# cy-rae/fast-slam

Measured on AMD Instinct MI355X. Metric: particle-updates/s, higher is better.
Workload: dtype f64

## Files before the change

fast-slam_amd/csrc/fs2_api.hip:

```cpp
#include <hip/hip_runtime.h>

#include <sched.h>
#include <unistd.h>

#include <algorithm>
#include <atomic>
#include <chrono>
#include <condition_variable>
#include <functional>
#include <cmath>
#include <cstdarg>
#include <cstdio>
#include <cstdlib>
#include <cstring>
#include <mutex>
#include <new>
#include <string>
#include <thread>
#include <tuple>
#include <vector>

#include "../../include/fs2.h"
#include "fs2_comm.hpp"
#include "fs2_frontend.hpp"
// ... 270 lines not shown
static void gm_free(GrowMem &g) {
    GmStep st{"free", g.mapped};
    size_t off = g.mapped;
    for (auto it = g.chunks.rbegin(); it != g.chunks.rend(); ++it) {
        off -= it->second;
        hipMemUnmap(g.base + off, it->second);
        gm_drop(g, it->second, it->first);
    }
    g.chunks.clear();
    if (g.base) hipMemAddressFree(g.base, g.reserved);
    g = GrowMem{};
}

struct Pool {
    const char *name;
    size_t item_bytes;
    int64_t id_limit;
    char *data = nullptr;
    int64_t n = 0;
    GrowMem vm;
    uint8_t *mark = nullptr;
    GrowMem mark_vm;
    uint32_t *freel = nullptr;
    GrowMem freel_vm;
    int64_t nfree = 0, cursor = 0;
    uint8_t epoch = 0;
    int64_t *bcnt = nullptr;
    int64_t bcnt_cap = 0;
    int64_t *nfree_dev = nullptr;

    int64_t room() const { return nfree - cursor; }
    int64_t live() const { return n - room(); }
    bool in_place() const { return vm.base && data == vm.base; }
    hipError_t next_epoch(hipStream_t s) {
        if (epoch == 255) {
            const hipError_t e = hipMemsetAsync(mark, 0, (size_t)n, s);
            if (e != hipSuccess) return e;
            epoch = 0;
        }
        epoch += 1;
        return hipSuccess;
    }
    bool mapped() const { return vm.base || mark_vm.base || freel_vm.base; }
    void release() {
        if (vm.base) gm_free(vm); else hipFree(data);
        if (mark_vm.base) gm_free(mark_vm); else hipFree(mark);
        if (freel_vm.base) gm_free(freel_vm); else hipFree(freel);
        hipFree(bcnt);
        hipFree(nfree_dev);
    }
};

}

struct MtCtx {
    fs2_mt_state in;
    double sigma = 0.0;
    int64_t N = 0, P = 0, A = 0, amb_cap = 0, pos0 = 0, have = 0, total = 0;
    int h0 = 0;
    fs2_mt_state *after = nullptr, *after_u0 = nullptr;
    double *u0_out = nullptr;
};

struct fs2_handle {
    fs2_config cfg{};
    int64_t n_global = 0, n = 0, first = 0;
    hipStream_t stream = nullptr;
    int cur = 0;
    double *x[2] = {}, *y[2] = {}, *yaw[2] = {}, *w[2] = {};
    int32_t *cnt[2] = {};
    Pool pages{"page", kPageBytes, (int64_t)kIdMask};
    Pool records{"record", kRecBytes, (int64_t)kRecIdLimit};
    Desc *pt[2] = {};
    uint32_t *bbox[2] = {};
    XDesc *rdesc = nullptr;
    XDesc *udesc = nullptr;
    size_t udesc_cap = 0;
    unsigned long long *xt_key = nullptr;
    uint32_t *xt_ref = nullptr, *xt_uidx = nullptr, *xt_cmask = nullptr, *xt_cbase = nullptr;
    uint32_t *xt_eslot = nullptr, *xt_ulist = nullptr;
    int64_t xt_cap = 0, xt_ecap = 0;
    SumFrame frame{-127.0f, 1.0f, 1.0f};
    float ext_seen = 0.0f;
    float *slb = nullptr;
    float *slb_pass = nullptr;
    uint32_t *ext_dev = nullptr;
    size_t rdesc_cap = 0;
    int rows = 0;
    uint32_t *sent_mask = nullptr;
    uint64_t collections = 0;
    int64_t u_recv = 0;
    int32_t *rank_d = nullptr, *rank_e = nullptr;
    int64_t *iblk = nullptr;
    int cap = 0, max_cap = kMaxSlots;
    double *wpart = nullptr, *part_sq = nullptr, *part_best_w = nullptr, *part_pose = nullptr;
    unsigned long long *cpart = nullptr;
    int64_t *part_best_i = nullptr;
    unsigned long long *part_slots = nullptr;
    int32_t *part_maxcnt = nullptr;
    double *cbuf = nullptr, *bsum = nullptr;
    DevStats *stats_dev = nullptr;
    char *post_host = nullptr, *post = nullptr;
    unsigned long long *post_flag = nullptr, *post_flag_dev = nullptr;
    unsigned long long post_seq = 0;
    PackPlan *plan = nullptr;
    DevStats *pub_stats = nullptr, *pub_stats_dev = nullptr;
    unsigned long long *pub_flag = nullptr, *pub_flag_dev = nullptr;
    unsigned long long pub_seq = 0;
    bool stats_clean = false;
    double *noise_dev = nullptr, *noise_pin = nullptr, *u0_dev = nullptr, *u0_pin = nullptr;
    struct MtWork {
        uint32_t *raw[2] = {};
        int64_t raw_cap[2] = {};
        int cur = 0;
        hipStream_t side = nullptr;
        hipEvent_t ev_words = nullptr, ev_pre = nullptr;
        bool pre_valid = false;
        uint32_t pre_key[2][624];
        int32_t pre_spos[2];
        int64_t pre_pos0[2];
        int64_t pre_total = 0;
        int32_t *boff = nullptr;
        int64_t boff_cap = 0;
        MtMeta *meta = nullptr, *meta_pin = nullptr;
        MtAmb *amb = nullptr, *amb_pin = nullptr;
        int64_t amb_cap = 0;
        uint32_t *words_pin = nullptr;
        int64_t *pidx = nullptr, *pidx_pin = nullptr;
        double *pval = nullptr, *pval_pin = nullptr;
        int64_t patch_cap = 0, pval_cap = 0;
        double *tab = nullptr;
        int64_t jJ = 0;
        int jG = 0;
        uint64_t *jpoly = nullptr;
        uint32_t *jwin = nullptr;
        bool tab_ready = false;
        bool armed = false;
        hipStream_t dstream = nullptr;
        hipEvent_t ev_in = nullptr, ev_noise = nullptr;
        bool deferred = false;
        MtCtx dc;
    } mt;
    int32_t *assoc_dev = nullptr;
    int64_t assoc_cap = 0;
    int32_t last_m = 0;
    uint64_t scan = 0;
    struct Pending {
        bool on = false;
        unsigned long long seq = 0;
        bool prof = false;
        int passes = 0;
        int32_t m = 0;
        uint64_t fixed_bytes = 0;
    } pending;
    struct TailCtx {
        int32_t M = 0;
        int passes = 0;
        uint64_t fixed_bytes = 0;
        bool prof = false;
        int evset = 0;
        int32_t want_collect = 0;
        bool has_u0 = false;
        int par = 0;
    };
    struct {
        bool on = false;
// ... 801 lines not shown
    for (int p = 0; p < G; ++p) {
        const bool so = p != keep && at(R, p, 0) > 0, ro = p != R && at(p, keep, 0) > 0;
        soff[p + 1] = soff[p] + (so ? arena_align((size_t)xfer_bytes(at(R, p, 0), at(R, p, 1), at(R, p, 2), at(R, p, 3))) : 0);
        roff[p + 1] = roff[p] + (ro ? arena_align((size_t)xfer_bytes(at(p, keep, 0), at(p, keep, 1), at(p, keep, 2),
                                                                      at(p, keep, 3))) : 0);
    }
    rc = ensure_arena(h, h->sarena, h->scap, soff[G]);
    if (!rc) rc = ensure_arena(h, h->rarena, h->rcap, roff[G]);
    if (rc) return rc;
    for (int p = 0; p < G; ++p) {
        rs.sbuf[p] = nullptr;
        T.ubase[p + 1] = T.ubase[p] + (p == keep ? 0 : at(R, p, 2));
        const int64_t K = at(R, p, 0), S = at(R, p, 1), U = at(R, p, 2), C = at(R, p, 3);
        if (log_xfer)
            std::fprintf(stderr,
                         "fs2 xfer scan %lld rank %d (shard %d -> %d) -> shard %d (rank %d)%s: %lld particles, "
                         "%lld rows, %lld pages, %lld covariances, %lld B\n",
                         (long long)h->scan, R, h->shard, keep, p, owner[p], p == keep ? " kept" : "", (long long)K,
                         (long long)S, (long long)U, (long long)C, (long long)(p == keep ? 0 : xfer_bytes(K, S, U, C)));
        if (p == keep || K == 0) continue;
        const size_t bytes = (size_t)xfer_bytes(K, S, U, C);
        rs.sbuf[p] = h->sarena + soff[p];
        sends.push_back({owner[p], rs.sbuf[p], bytes});
        nsend += K;
    }
    if (nsend > INT32_MAX) return set_err(&h->err, FS2_ERR_CAPACITY, "%lld particles to send", (long long)nsend);
    HIP_TRY(h, launch_pack_write(rs, s));
    rs.npeers = 0;
    int32_t kbase = 0;
    int64_t ubase = 0;
    for (int q = 0; q < G; ++q) {
        if (q == R) continue;
        const int64_t K = at(q, keep, 0), S = at(q, keep, 1), U = at(q, keep, 2), C = at(q, keep, 3);
        if (!K) continue;
        const size_t bytes = (size_t)xfer_bytes(K, S, U, C);
        char *rb = h->rarena + roff[q];
        recvs.push_back({q, rb, bytes});
        RecvPeer &pp = rs.peers[rs.npeers++];
        pp.hdr = reinterpret_cast<const PackHeader *>(rb);
        pp.idx = reinterpret_cast<const uint32_t *>(rb + xfer_idx_off(K));
        pp.pages = reinterpret_cast<const XferPage *>(rb + xfer_page_off(K, S));
        pp.covs = reinterpret_cast<const double2 *>(rb + xfer_cov_off(K, S, U));
        pp.K = (int32_t)K;
        pp.kbase = kbase;
        pp.U = U;
        pp.ubase = ubase;
        kbase += (int32_t)K;
        ubase += U;
    }
    rc = timed_exchange(h, sends, recvs, s);
    if (rc) return rc;
    h->n_recv = kbase;
    h->u_recv = ubase;
    if (h->profiling) {
        uint64_t np = 0, nr = 0, nu = 0, nb = 0;
        for (int p = 0; p < G; ++p) {
            if (p == keep) continue;
            np += at(R, p, 0);
            nr += at(R, p, 1);
            nu += at(R, p, 2);
            nb += at(R, p, 0) ? xfer_bytes(at(R, p, 0), at(R, p, 1), at(R, p, 2), at(R, p, 3)) : 0;
        }
        h->prof.migrations += np ? 1 : 0;
        h->prof.sent_particles += np;
        h->prof.sent_rows += nr;
        h->prof.sent_pages += nu;
        h->prof.sent_bytes += nb;
        h->prof.migrate_ms +=
            std::chrono::duration<double, std::milli>(std::chrono::steady_clock::now() - t_start).count();
    }
    rs.ao = shard_begin(h->n_global, G, keep);
    if (h->follow) {
        ResampleParams r2 = rs;
        r2.ranges_mode = 2;
        HIP_TRY(h, launch_resample_ranges(r2, s));
    }
    if (keep != h->shard) h->shard_moves += 1;
    h->shard = keep;
    h->first = rs.ao;
    for (int q = 0; q < G; ++q) h->rank_of[q] = (int8_t)owner[q];
    return FS2_OK;
}

static bool spatial_order(const double *lm, int L, std::vector<int32_t> &perm) {
    perm.resize(L);
    for (int j = 0; j < L; ++j) {
        perm[j] = j;
        if (!std::isfinite(lm[6 * j]) || !std::isfinite(lm[6 * j + 1])) return false;
    }
    struct Rec {
        static void go(const double *lm, int32_t *a, int n) {
            if (n <= kPageSlots) return;
            double x0 = INFINITY, x1 = -INFINITY, y0 = INFINITY, y1 = -INFINITY;
            for (int k = 0; k < n; ++k) {
                x0 = std::min(x0, lm[6 * a[k]]);
                x1 = std::max(x1, lm[6 * a[k]]);
                y0 = std::min(y0, lm[6 * a[k] + 1]);
                y1 = std::max(y1, lm[6 * a[k] + 1]);
            }
            const int ax = (x1 - x0 >= y1 - y0) ? 0 : 1;
            std::stable_sort(a, a + n, [&](int32_t u, int32_t v) { return lm[6 * u + ax] < lm[6 * v + ax]; });
            int h = ((n / 2 + kPageSlots - 1) / kPageSlots) * kPageSlots;
            if (h >= n) h = n - kPageSlots;
            go(lm, a, h);
            go(lm, a + h, n - h);
        }
    };
    Rec::go(lm, perm.data(), L);
    return true;
}

extern "C" {

int32_t fs2_abi_version(void) { return FS2_ABI_VERSION; }

#ifndef FS2_BUILD_ID
#define FS2_BUILD_ID "unknown"
#endif
const char *fs2_build_id(void) { return FS2_BUILD_ID; }

void fs2_config_default(fs2_config *c) {
    if (!c) return;
    std::memset(c, 0, sizeof *c);
    c->num_particles = 20;
    c->translation_noise = 0.0055;
    c->rotation_noise = 0.001;
    c->measurement_noise[0] = 0.001;
    c->measurement_noise[3] = 0.001;
    c->max_landmark_distance = 8.0;
    c->init_landmark_cov[0] = 0.1;
    c->init_landmark_cov[3] = 0.1;
    c->weight_floor = 1e-5;
    c->landmark_capacity = 64;
    c->max_landmark_capacity = 4096;
    c->device = 0;
    c->reduce_mode = FS2_REDUCE_AUTO;
    c->seed = 0x5EEDF5A2ull;
    c->record_assoc = 0;
    c->gate_filter = 1;
    c->rank = 0;
    c->world_size = 1;
}

const char *fs2_last_error(const fs2_handle *h) {
    if (h && !h->err.empty()) return h->err.c_str();
    return g_last_error.c_str();
}
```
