@@ -29,11 +30,12 @@
     for (int i = 0; i < rows; ++i) act[i] = i & 1;
   }
 };
-inline int fork_step(const jh_env_vtbl& vt, Level& dst, const void* src, int n_src) {
-  for (int i = 0; i < n_src; ++i) { vt.copy_row(dst.env, 2 * i, src, i); vt.copy_row(dst.env, 2 * i + 1, src, i); }
-  int rc = vt.step(dst.env, 0, 2 * n_src, dst.act.data(), dst.next.data(), dst.rw.data(), dst.dn.data());
+inline int fork_step(const jh_env_vtbl& vt, Level& dst, const void* src, int i0, int i1) {
+  for (int i = i0; i < i1; ++i) { vt.copy_row(dst.env, 2 * i, src, i); vt.copy_row(dst.env, 2 * i + 1, src, i); }
+  const size_t r0 = 2 * (size_t)i0, S = (size_t)dst.S;
+  int rc = vt.step(dst.env, 2 * i0, 2 * i1, dst.act.data() + r0, dst.next.data() + S * r0, dst.rw.data() + r0, dst.dn.data() + r0);
   if (rc) return rc;
-  return vt.obs(dst.env, 0, 2 * n_src, dst.obs.data());
+  return vt.obs(dst.env, 2 * i0, 2 * i1, dst.obs.data() + S * r0);
 }
 inline void copy_level_row(const jh_env_vtbl& vt, Level& d, int di, const Level& s_, int si) {
   vt.copy_row(d.env, di, s_.env, si);
@@ -65,6 +67,7 @@
   int mode = 1;
   int lookahead = 1;
   bool split = false;
+  int w0[3] = {0, 0, 0};
   Level lv[4];
   void *spec = nullptr, *spec2 = nullptr, *spec3 = nullptr;
   float *cap_h0 = nullptr, *cap_h1 = nullptr, *cap_v = nullptr, *cap_nv = nullptr;
@@ -125,7 +128,11 @@
   }
   {
     const char* e = getenv("JH_COLLECT_SPLIT");
-    c->split = c->persist && c->lookahead != 2 && W == 32 && (vt->obs == cart_obs || vt->obs == ctl_obs) && !(e && atoi(e) == 0);
+    c->w0[1] = (W + 1) / 2;
+    c->w0[2] = W;
+    const int per_env = c->lookahead == 2 ? 3 : 1;
+    c->split = c->persist && W >= 2 && (c->lookahead == 2 || vt->obs == cart_obs || vt->obs == ctl_obs) && !(e && atoi(e) == 0) &&
+               jh_persist_can_split(c->persist, per_env * c->w0[1], per_env * (W - c->w0[1]));
   }
   c->obs.resize((size_t)S * W);
   c->next_obs.resize((size_t)S * W);
@@ -139,9 +146,9 @@
   return JH_OK;
 }
 
-static int cart_obs(void* e, int32_t r0, int32_t r1, float* o) { jh_cartpole_obs_rows((const jh_cartpole*)e, r0, r1, o); return JH_OK; }
+static int cart_obs(void* e, int32_t r0, int32_t r1, float* o) { jh_cartpole_obs_rows((const jh_cartpole*)e, r0, r1, o - 4 * (ptrdiff_t)r0); return JH_OK; }
 static int cart_step(void* e, int32_t r0, int32_t r1, const void* a, float* nx, float* rw, uint8_t* dn) {
-  jh_cartpole_step_rows((jh_cartpole*)e, r0, r1, (const int64_t*)a, nx, rw, dn);
+  jh_cartpole_step_rows((jh_cartpole*)e, r0, r1, (const int64_t*)a - r0, nx - 4 * (ptrdiff_t)r0, rw - r0, dn - r0);
   return JH_OK;
 }
 static void* cart_fork_alloc(void*, int32_t rows) {
@@ -159,13 +166,13 @@
 static int ctl_obs(void* e, int32_t r0, int32_t r1, float* o) {
   const jh_control* c = (const jh_control*)e;
   if (r0 < 0 || r1 > c->W || r0 >= r1) return jh_fail(JH_ERR_ARG, "jh_control: rows %d..%d of %d", r0, r1, c->W);
-  jh_control_obs_rows(c, r0, r1, o);
+  jh_control_obs_rows(c, r0, r1, o - (ptrdiff_t)c->S * r0);
   return JH_OK;
 }
 static int ctl_step(void* e, int32_t r0, int32_t r1, const void* a, float* nx, float* rw, uint8_t* dn) {
   jh_control* c = (jh_control*)e;
   if (r0 < 0 || r1 > c->W || r0 >= r1) return jh_fail(JH_ERR_ARG, "jh_control: rows %d..%d of %d", r0, r1, c->W);
-  jh_control_step_rows(c, r0, r1, (const float*)a, nx, rw, dn);
+  jh_control_step_rows(c, r0, r1, (const float*)a - (ptrdiff_t)c->A * r0, nx - (ptrdiff_t)c->S * r0, rw - r0, dn - r0);
   return JH_OK;
 }
 
@@ -223,12 +230,17 @@
   return (c->lookahead == 2 ? (T + 1) / 2 : T) + extra;
 }
 static int collector_rows(const jh_collector* c) { return c->lookahead == 2 ? 3 * c->W : c->W; }
+static int half_rows(const jh_collector* c, int h) { return (c->lookahead == 2 ? 3 : 1) * (c->w0[h + 1] - c->w0[h]); }
+static int collector_begin_kernel(jh_collector* c, int steps, hipStream_t st) {
+  const int hr[2] = {half_rows(c, 0), half_rows(c, 1)};
+  return jh_persist_begin(c->persist, collector_rows(c), steps, st, c->split ? hr : nullptr);
+}
 
 JH_EXPORT int jh_collector_prelaunch(jh_collector* c, int32_t T, jh_stream stream) {
   JH_ARG(c != nullptr && T > 0);
   if (!c->persist || c->prelaunched_T) return JH_OK;
   const int steps = collector_steps(c, T);
-  int rc = jh_persist_begin(c->persist, collector_rows(c), steps, jh_s(stream), c->split);
+  int rc = collector_begin_kernel(c, steps, jh_s(stream));
   if (rc == JH_OK) c->prelaunched_T = steps;
   return rc;
 }
@@ -322,7 +334,7 @@
         jh_persist_abort(c->persist);
         (void)hipStreamSynchronize(st);
       }
-      rc = jh_persist_begin(c->persist, collector_rows(c), r.steps, st, c->split);
+      rc = collector_begin_kernel(c, r.steps, st);
       if (rc) r.persistent = false;
     }
   }
@@ -372,9 +384,9 @@
 }
 
 static int step_rows(jh_collector* c, const RunState& r, int w0, int w1, int t) {
-  const int rc = c->vt.step(c->env, w0, w1, act_of(c, 0), c->next_obs.data(), c->reward.data(), c->done.data());
+  const size_t S = (size_t)c->S;
+  const int rc = c->vt.step(c->env, w0, w1, act_of(c, w0), c->next_obs.data() + S * w0, c->reward.data() + w0, c->done.data() + w0);
   if (rc) return rc;
-  const size_t S = (size_t)c->S;
   for (int w = w0; w < w1; ++w) store_row(c, r, w, t, &c->obs[S * w], &c->next_obs[S * w], act_of(c, w), c->reward[w], c->done[w]);
   return JH_OK;
 }
@@ -455,26 +467,26 @@
 
 static int run_loop_split(jh_collector* c, int training, hipStream_t st, int* t_done) {
   RunState& r = run_state(c);
-  const int W = c->W, T = r.T, steps = T + (r.cap ? 1 : 0), HR = 16;
+  const int W = c->W, S = c->S, T = r.T, steps = T + (r.cap ? 1 : 0);
   const unsigned base = jh_persist_seq(c->persist);
   bool dead = false;
   int rc = c->vt.obs(c->env, 0, W, c->obs.data());
   if (rc) return env_failed(c, rc);
-  for (int h = 0; h < 2; ++h) jh_persist_publish_rows(c->persist, h * HR, (h + 1) * HR, c->obs.data(), base + 1);
+  for (int h = 0; h < 2; ++h) jh_persist_publish_rows(c->persist, 16 * h, c->w0[h + 1] - c->w0[h], c->obs.data() + (size_t)S * c->w0[h], base + 1);
   for (int t = 0; t < steps; ++t) {
     const bool extra = t == T;
     for (int h = 0; h < 2; ++h) {
-      const int r0 = h * HR, r1 = r0 + HR;
+      const int r0 = c->w0[h], r1 = c->w0[h + 1];
       const auto t0 = Clock::now();
       if (t == r.stall_t && h == r.stall_h) {
         while (secs(t0, Clock::now()) < 0.35) {}
       }
-      rc = jh_persist_collect_range(c->persist, r0, HR, base + (unsigned)t + 1, c->heads.data() + (size_t)r0 * c->no);
+      rc = jh_persist_collect_range(c->persist, 16 * h, r1 - r0, base + (unsigned)t + 1, c->heads.data() + (size_t)r0 * c->no, 0);
       if (rc) {
         rc = kernel_gave_up(c, r, t, st, t_done);
         if (rc || h == 0) return rc;
         const uint64_t ctr = c->net->act_ctr;
-        rc = act_launch(c, r0, HR, 0, st);
+        rc = act_launch(c, r0, r1 - r0, 0, st);
         if (rc) return rc;
         c->net->act_ctr = ctr;
         dead = true;
@@ -491,9 +503,9 @@
       rc = step_rows(c, r, r0, r1, t);
       if (rc) return env_failed(c, rc);
       if (t + 1 < steps && !dead) {
-        rc = c->vt.obs(c->env, r0, r1, c->obs.data());
+        rc = c->vt.obs(c->env, r0, r1, c->obs.data() + (size_t)S * r0);
         if (rc) return env_failed(c, rc);
-        jh_persist_publish_rows(c->persist, r0, r1, c->obs.data(), base + (unsigned)t + 2);
+        jh_persist_publish_rows(c->persist, 16 * h, r1 - r0, c->obs.data() + (size_t)S * r0, base + (unsigned)t + 2);
       }
       c->t_env += secs(t1, Clock::now());
     }
@@ -510,115 +522,172 @@
 static int run_loop_lookahead(jh_collector* c, int training, hipStream_t st, int* t_done) {
   RunState& r = run_state(c);
   const int W = c->W, S = c->S, T = r.T, steps = T + (r.cap ? 1 : 0), no = c->no;
+  const int NP = c->split ? 2 : 1;
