template <int V, bool MASKED, bool WIN, typename T>
__device__ __forceinline__ void p2_request(const MarchParams& P0, const DevVolume& vol, const P2Lds& L, P2Win& win, int& n_in_w, f3 q, T (&X)[8], float& fx,
                                           float& fy, float& fz, unsigned long long keep, bool need, unsigned& dbyte, float& mrec)
{
    const P2Addr a = p2_address(vol, L, q);
    p2_issue<V, MASKED, WIN>(P0, vol, L, win, n_in_w, a, X, fx, fy, fz, keep, need, dbyte, mrec);
}

__device__ __forceinline__ int wave_min_i32(int v)
{
    v = min(v, __builtin_amdgcn_update_dpp(v, v, 0xB1, 0xF, 0xF, false));
    v = min(v, __builtin_amdgcn_update_dpp(v, v, 0x4E, 0xF, 0xF, false));
    v = min(v, __builtin_amdgcn_update_dpp(v, v, 0x141, 0xF, 0xF, false));
    v = min(v, __builtin_amdgcn_update_dpp(v, v, 0x140, 0xF, 0xF, false));
    return min(min(__builtin_amdgcn_readlane(v, 0), __builtin_amdgcn_readlane(v, 16)), min(__builtin_amdgcn_readlane(v, 32), __builtin_amdgcn_readlane(v, 48)));
}

__device__ __forceinline__ bool p2_vote(const MarchParams& P0, bool sampled, float d, bool masked = false)
{
    int j = padded_texel(floorf(mad(d, (float)P0.tf[0].res_o, -0.5f)), P0.tf[0].res_o);
    j = (d - d == 0.0f) ? j : 0x7fffffff;
    j = masked ? 0x7fffffff : j;
    j = sampled ? j : (int)0x80000000;
    asm volatile("" : "+v"(j));
    return vr_ballot(j > P0.tf_zero_prefix) != 0;
}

__________

*What is needed*. Copy out each line carrying the string "XDesc" from the data.

*Exercise solution*.
    XDesc *rdesc = nullptr;
    XDesc *udesc = nullptr;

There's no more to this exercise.